Exercise objective: Check each line of the records for "auto"; collect those that have it.

Source data:
Segment Open

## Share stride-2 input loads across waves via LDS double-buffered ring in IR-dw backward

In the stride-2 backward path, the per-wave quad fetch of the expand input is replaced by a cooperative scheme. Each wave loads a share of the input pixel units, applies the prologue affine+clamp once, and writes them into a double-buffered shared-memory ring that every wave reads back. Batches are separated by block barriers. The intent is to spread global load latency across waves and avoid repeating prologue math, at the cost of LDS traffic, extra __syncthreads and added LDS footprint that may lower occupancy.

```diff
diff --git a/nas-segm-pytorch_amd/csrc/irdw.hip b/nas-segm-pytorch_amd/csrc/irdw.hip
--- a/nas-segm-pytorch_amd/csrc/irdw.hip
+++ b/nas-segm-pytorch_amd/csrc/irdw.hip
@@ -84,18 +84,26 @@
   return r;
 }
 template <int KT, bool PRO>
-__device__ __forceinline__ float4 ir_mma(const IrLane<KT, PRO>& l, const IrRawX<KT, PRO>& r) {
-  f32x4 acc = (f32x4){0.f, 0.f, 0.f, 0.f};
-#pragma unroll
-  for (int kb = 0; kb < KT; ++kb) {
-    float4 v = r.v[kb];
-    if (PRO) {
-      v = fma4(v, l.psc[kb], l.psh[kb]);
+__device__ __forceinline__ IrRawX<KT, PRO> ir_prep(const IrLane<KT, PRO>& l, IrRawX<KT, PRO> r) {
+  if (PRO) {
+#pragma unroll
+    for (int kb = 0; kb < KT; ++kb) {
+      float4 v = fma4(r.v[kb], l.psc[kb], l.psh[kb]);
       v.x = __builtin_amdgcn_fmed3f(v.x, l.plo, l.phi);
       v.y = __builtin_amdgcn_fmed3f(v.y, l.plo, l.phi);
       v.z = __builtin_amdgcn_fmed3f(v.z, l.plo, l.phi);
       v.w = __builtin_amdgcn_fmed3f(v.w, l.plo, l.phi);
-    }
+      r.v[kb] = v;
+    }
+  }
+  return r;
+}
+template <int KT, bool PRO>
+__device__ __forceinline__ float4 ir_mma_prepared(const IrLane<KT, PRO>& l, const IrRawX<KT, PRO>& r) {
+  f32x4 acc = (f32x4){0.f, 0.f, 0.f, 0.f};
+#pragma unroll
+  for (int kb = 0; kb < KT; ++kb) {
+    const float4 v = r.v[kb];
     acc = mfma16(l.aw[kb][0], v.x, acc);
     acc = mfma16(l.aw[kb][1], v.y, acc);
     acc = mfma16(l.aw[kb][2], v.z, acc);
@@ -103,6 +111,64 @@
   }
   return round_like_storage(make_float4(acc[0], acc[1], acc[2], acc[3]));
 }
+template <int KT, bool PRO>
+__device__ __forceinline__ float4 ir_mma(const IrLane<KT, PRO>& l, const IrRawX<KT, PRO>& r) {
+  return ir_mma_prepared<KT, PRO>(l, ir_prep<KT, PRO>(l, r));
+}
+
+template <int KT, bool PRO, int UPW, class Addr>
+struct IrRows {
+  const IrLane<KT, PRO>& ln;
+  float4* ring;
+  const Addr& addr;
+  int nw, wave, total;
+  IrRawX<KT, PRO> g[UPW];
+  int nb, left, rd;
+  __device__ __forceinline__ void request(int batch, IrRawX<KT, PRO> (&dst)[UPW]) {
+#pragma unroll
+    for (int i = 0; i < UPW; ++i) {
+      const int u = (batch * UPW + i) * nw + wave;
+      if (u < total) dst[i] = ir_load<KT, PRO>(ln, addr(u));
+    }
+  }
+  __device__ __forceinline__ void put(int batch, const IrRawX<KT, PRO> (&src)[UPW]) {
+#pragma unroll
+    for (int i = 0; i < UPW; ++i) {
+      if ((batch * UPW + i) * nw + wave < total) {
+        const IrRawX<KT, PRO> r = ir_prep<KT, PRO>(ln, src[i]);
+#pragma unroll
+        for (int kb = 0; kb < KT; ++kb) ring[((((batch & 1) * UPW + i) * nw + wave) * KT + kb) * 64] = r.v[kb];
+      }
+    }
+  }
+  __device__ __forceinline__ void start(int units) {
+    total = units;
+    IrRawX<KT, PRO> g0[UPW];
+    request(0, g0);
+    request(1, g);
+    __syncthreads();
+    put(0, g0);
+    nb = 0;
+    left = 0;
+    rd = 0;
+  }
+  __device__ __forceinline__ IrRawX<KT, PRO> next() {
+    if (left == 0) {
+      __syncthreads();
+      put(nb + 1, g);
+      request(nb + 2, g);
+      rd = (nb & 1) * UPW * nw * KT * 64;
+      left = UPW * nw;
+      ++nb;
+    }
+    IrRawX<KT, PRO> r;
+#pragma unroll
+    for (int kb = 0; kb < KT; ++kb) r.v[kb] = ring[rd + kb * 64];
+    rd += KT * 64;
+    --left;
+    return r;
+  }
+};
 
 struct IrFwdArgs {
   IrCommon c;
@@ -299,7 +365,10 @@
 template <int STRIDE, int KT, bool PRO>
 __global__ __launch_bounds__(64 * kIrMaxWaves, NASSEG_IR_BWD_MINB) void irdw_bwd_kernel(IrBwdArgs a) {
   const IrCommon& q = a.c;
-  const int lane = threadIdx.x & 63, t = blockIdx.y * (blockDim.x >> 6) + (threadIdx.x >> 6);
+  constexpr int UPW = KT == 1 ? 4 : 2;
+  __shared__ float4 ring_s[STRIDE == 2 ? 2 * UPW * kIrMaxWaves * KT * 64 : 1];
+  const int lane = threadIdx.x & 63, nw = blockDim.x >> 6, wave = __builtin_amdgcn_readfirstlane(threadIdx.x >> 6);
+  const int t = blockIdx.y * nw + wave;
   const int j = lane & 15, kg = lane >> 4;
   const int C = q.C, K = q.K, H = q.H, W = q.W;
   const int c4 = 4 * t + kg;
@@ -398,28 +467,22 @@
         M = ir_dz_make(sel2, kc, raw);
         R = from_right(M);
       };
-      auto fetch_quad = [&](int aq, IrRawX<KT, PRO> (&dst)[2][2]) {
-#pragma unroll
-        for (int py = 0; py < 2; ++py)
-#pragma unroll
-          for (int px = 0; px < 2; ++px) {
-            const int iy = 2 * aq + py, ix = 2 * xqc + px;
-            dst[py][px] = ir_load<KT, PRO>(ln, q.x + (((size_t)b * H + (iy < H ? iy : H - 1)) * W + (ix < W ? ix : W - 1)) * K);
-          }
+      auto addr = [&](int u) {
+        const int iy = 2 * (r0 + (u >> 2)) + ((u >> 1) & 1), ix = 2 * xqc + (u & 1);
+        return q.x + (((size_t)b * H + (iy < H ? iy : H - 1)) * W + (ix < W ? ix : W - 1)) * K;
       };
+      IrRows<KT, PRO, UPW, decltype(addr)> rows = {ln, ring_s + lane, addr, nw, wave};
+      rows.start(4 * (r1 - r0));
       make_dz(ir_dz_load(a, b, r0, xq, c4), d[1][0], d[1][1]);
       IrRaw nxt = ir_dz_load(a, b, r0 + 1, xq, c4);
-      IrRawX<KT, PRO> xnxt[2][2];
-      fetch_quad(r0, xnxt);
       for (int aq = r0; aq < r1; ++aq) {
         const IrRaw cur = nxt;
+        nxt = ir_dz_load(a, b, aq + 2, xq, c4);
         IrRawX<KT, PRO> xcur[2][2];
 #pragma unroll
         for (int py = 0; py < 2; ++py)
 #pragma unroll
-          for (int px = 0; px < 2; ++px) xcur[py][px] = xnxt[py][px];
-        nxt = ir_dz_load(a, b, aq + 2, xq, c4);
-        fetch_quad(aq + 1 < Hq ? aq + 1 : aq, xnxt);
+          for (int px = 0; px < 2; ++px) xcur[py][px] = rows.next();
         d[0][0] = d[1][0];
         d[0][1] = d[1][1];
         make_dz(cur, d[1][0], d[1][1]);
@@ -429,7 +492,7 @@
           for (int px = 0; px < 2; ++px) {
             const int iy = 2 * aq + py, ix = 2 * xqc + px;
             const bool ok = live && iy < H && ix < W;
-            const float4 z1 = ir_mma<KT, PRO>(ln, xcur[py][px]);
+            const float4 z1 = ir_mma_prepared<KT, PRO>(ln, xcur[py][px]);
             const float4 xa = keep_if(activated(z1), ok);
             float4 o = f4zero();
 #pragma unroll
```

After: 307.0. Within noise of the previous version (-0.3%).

Segment Closed
Segment Open

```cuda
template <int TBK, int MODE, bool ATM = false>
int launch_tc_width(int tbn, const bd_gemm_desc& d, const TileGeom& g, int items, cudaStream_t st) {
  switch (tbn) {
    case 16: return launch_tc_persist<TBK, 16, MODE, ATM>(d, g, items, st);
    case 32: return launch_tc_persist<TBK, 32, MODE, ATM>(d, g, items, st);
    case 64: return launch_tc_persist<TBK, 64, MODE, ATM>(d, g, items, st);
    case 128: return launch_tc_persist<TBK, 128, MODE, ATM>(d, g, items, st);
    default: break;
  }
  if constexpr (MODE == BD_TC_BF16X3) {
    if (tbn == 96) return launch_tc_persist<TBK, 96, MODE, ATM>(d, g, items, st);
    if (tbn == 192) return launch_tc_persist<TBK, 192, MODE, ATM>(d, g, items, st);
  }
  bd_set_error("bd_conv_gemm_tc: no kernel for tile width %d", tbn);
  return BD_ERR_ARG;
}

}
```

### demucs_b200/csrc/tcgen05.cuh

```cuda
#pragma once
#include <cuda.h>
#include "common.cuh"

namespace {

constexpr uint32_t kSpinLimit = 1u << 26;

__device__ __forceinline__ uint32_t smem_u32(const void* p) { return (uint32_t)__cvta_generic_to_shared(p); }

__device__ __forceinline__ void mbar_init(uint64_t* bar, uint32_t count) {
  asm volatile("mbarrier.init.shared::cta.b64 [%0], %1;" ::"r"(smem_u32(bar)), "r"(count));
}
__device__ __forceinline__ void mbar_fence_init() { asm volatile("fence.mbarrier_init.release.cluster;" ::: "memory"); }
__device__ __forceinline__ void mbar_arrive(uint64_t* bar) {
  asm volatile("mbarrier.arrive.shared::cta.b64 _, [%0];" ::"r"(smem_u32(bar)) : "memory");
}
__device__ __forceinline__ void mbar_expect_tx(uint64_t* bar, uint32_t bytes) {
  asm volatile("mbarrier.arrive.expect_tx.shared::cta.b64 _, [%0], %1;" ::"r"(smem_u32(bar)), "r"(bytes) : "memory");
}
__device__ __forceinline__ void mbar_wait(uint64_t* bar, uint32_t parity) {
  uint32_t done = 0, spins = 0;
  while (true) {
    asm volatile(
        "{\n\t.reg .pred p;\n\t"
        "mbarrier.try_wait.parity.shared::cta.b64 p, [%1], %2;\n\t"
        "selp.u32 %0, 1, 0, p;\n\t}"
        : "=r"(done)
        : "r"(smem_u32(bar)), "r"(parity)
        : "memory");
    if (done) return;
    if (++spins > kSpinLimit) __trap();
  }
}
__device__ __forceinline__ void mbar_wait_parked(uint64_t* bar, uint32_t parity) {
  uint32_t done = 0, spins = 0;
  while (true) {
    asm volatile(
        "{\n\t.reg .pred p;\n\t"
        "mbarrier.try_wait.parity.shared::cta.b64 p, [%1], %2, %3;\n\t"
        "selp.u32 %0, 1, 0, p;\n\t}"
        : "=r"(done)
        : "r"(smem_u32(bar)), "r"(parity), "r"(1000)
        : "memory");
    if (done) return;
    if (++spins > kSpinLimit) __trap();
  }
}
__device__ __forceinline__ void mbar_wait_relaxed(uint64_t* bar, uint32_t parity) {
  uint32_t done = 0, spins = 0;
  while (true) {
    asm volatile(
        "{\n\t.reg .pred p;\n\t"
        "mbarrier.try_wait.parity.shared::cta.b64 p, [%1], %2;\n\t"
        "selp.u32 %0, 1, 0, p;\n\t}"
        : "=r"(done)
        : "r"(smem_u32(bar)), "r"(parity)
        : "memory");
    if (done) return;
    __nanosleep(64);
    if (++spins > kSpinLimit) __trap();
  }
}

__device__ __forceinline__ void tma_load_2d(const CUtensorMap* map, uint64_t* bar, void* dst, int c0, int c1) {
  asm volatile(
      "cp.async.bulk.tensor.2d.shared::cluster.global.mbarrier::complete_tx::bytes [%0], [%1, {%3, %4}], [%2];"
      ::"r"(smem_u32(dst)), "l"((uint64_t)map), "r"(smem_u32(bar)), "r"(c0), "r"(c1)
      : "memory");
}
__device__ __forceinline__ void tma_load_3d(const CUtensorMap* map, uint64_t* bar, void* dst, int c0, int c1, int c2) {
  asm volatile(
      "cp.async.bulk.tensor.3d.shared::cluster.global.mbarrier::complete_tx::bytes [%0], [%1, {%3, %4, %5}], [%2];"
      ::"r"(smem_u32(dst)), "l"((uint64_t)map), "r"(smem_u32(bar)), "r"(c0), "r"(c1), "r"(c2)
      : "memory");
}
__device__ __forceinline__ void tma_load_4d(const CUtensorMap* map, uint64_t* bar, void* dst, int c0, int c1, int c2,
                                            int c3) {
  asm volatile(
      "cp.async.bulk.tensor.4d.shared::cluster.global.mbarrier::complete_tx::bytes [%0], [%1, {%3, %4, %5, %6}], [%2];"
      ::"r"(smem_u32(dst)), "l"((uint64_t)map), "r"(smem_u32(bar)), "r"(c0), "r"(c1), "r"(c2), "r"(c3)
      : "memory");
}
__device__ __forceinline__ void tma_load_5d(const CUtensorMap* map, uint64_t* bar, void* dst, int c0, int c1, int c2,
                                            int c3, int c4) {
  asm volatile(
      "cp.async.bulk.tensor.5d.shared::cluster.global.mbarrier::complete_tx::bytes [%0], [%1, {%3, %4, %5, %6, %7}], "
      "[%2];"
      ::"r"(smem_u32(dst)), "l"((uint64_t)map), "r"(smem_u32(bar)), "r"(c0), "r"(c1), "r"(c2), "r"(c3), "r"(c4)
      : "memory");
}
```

Segment Closed

Answer to this task:
-      auto fetch_quad = [&](int aq, IrRawX<KT, PRO> (&dst)[2][2]) {
+      auto addr = [&](int u) {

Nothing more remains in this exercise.